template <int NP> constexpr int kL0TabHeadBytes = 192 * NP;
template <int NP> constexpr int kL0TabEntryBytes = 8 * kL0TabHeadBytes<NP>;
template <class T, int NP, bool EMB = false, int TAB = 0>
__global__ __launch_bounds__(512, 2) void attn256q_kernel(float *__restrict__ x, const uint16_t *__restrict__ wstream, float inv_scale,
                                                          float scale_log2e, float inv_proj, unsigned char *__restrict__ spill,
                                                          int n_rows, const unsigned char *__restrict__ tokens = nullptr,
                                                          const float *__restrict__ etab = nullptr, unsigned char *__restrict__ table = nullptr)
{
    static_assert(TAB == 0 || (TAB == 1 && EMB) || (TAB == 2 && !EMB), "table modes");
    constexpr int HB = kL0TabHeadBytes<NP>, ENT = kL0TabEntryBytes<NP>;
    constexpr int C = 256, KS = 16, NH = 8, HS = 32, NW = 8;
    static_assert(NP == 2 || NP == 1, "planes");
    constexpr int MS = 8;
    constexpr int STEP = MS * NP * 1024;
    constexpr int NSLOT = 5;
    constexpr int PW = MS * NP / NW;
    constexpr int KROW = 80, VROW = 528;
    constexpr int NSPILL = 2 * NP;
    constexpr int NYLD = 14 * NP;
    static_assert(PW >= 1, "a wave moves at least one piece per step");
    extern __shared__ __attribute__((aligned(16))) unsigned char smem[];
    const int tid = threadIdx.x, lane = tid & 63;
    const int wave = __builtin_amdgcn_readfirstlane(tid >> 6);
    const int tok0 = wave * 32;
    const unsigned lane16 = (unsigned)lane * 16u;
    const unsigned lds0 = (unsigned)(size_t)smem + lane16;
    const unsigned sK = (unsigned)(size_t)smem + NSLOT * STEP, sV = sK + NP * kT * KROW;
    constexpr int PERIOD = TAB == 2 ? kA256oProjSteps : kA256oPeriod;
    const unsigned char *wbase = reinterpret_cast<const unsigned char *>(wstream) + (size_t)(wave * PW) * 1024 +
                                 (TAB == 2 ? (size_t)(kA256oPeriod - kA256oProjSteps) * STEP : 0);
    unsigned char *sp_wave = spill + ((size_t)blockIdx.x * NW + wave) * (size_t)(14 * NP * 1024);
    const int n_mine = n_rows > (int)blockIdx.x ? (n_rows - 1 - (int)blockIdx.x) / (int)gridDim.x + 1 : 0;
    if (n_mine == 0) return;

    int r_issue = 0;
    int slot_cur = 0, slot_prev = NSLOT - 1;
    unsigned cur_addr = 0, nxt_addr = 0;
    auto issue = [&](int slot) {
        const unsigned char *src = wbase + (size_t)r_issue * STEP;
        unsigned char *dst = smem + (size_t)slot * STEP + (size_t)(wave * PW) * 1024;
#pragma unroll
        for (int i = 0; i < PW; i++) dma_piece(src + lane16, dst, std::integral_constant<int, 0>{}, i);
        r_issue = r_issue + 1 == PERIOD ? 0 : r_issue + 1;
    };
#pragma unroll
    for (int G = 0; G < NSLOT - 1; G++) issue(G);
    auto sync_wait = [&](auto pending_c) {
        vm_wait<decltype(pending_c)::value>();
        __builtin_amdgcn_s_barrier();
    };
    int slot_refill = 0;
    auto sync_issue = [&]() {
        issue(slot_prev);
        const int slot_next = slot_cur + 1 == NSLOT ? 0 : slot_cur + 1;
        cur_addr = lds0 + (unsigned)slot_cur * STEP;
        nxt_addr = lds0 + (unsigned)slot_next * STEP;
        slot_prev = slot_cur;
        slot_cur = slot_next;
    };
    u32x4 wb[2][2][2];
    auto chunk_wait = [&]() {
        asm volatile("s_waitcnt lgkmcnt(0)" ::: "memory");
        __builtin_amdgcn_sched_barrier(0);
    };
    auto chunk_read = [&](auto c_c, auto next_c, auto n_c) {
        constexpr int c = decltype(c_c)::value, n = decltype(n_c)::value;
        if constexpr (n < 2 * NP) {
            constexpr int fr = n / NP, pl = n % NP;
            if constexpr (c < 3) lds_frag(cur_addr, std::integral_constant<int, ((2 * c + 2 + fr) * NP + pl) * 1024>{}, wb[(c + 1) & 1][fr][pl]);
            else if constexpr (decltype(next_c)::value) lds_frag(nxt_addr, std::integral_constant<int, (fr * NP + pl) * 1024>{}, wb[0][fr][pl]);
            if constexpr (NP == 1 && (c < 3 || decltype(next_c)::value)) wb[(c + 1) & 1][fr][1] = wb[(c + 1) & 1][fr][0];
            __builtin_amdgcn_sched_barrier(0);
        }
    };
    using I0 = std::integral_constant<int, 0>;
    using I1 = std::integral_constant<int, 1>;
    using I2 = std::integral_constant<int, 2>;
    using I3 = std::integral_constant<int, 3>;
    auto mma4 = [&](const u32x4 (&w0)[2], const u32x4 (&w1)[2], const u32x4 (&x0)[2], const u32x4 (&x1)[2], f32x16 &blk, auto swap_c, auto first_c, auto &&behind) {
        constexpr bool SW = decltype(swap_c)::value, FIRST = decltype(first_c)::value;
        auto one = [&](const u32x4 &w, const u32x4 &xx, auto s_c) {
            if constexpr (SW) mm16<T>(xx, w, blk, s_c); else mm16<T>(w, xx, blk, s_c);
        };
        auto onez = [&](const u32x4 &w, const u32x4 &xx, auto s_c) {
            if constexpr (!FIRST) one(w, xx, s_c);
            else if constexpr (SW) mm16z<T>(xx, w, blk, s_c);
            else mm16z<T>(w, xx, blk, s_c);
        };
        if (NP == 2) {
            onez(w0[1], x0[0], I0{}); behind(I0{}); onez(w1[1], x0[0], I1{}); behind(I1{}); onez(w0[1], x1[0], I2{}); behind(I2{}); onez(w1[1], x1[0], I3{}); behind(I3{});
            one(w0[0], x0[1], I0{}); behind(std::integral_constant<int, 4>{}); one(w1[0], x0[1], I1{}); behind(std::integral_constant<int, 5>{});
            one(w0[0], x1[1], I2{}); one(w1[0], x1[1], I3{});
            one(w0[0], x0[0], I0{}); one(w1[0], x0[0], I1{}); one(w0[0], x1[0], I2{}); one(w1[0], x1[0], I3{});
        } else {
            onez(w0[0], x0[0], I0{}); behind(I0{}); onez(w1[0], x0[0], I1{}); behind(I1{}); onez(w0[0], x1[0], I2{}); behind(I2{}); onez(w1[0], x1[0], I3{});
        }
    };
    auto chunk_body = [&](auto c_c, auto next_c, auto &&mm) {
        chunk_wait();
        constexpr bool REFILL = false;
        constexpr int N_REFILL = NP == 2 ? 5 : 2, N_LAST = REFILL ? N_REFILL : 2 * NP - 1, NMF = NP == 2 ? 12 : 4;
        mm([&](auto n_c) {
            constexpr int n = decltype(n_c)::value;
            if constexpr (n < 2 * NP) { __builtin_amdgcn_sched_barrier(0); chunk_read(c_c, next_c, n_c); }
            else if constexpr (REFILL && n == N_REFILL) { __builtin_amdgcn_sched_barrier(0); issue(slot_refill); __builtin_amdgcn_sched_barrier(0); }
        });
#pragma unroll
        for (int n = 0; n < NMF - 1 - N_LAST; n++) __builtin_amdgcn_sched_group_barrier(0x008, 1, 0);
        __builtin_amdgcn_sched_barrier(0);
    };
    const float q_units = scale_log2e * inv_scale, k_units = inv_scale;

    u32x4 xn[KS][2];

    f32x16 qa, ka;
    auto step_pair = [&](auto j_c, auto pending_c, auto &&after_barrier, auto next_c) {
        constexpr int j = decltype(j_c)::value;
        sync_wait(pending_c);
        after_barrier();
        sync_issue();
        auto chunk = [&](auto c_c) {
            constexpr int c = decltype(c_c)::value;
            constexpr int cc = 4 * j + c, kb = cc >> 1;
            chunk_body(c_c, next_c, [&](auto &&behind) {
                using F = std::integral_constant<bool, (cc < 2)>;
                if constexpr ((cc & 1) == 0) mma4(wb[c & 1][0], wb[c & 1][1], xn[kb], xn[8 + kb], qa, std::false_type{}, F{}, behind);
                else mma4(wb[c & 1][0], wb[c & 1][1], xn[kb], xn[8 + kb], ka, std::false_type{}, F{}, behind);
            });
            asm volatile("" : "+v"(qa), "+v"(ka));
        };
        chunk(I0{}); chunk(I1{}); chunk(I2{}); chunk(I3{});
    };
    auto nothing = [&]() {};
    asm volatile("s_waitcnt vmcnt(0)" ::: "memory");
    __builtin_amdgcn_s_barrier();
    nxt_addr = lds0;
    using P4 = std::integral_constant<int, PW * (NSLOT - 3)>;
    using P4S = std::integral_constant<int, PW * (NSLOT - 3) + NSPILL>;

Exercise goal
Among the entries above, the line containing "auto sync_wait = [&](auto", the line containing "else if constexpr (decltype(next_c)::value)", and all lines between them are to be restated word for word; nothing else belongs in the reply.

Result
    auto sync_wait = [&](auto pending_c) {
        vm_wait<decltype(pending_c)::value>();
        __builtin_amdgcn_s_barrier();
    };
    int slot_refill = 0;
    auto sync_issue = [&]() {
        issue(slot_prev);
        const int slot_next = slot_cur + 1 == NSLOT ? 0 : slot_cur + 1;
        cur_addr = lds0 + (unsigned)slot_cur * STEP;
        nxt_addr = lds0 + (unsigned)slot_next * STEP;
        slot_prev = slot_cur;
        slot_cur = slot_next;
    };
    u32x4 wb[2][2][2];
    auto chunk_wait = [&]() {
        asm volatile("s_waitcnt lgkmcnt(0)" ::: "memory");
        __builtin_amdgcn_sched_barrier(0);
    };
    auto chunk_read = [&](auto c_c, auto next_c, auto n_c) {
        constexpr int c = decltype(c_c)::value, n = decltype(n_c)::value;
        if constexpr (n < 2 * NP) {
            constexpr int fr = n / NP, pl = n % NP;
            if constexpr (c < 3) lds_frag(cur_addr, std::integral_constant<int, ((2 * c + 2 + fr) * NP + pl) * 1024>{}, wb[(c + 1) & 1][fr][pl]);
            else if constexpr (decltype(next_c)::value) lds_frag(nxt_addr, std::integral_constant<int, (fr * NP + pl) * 1024>{}, wb[0][fr][pl]);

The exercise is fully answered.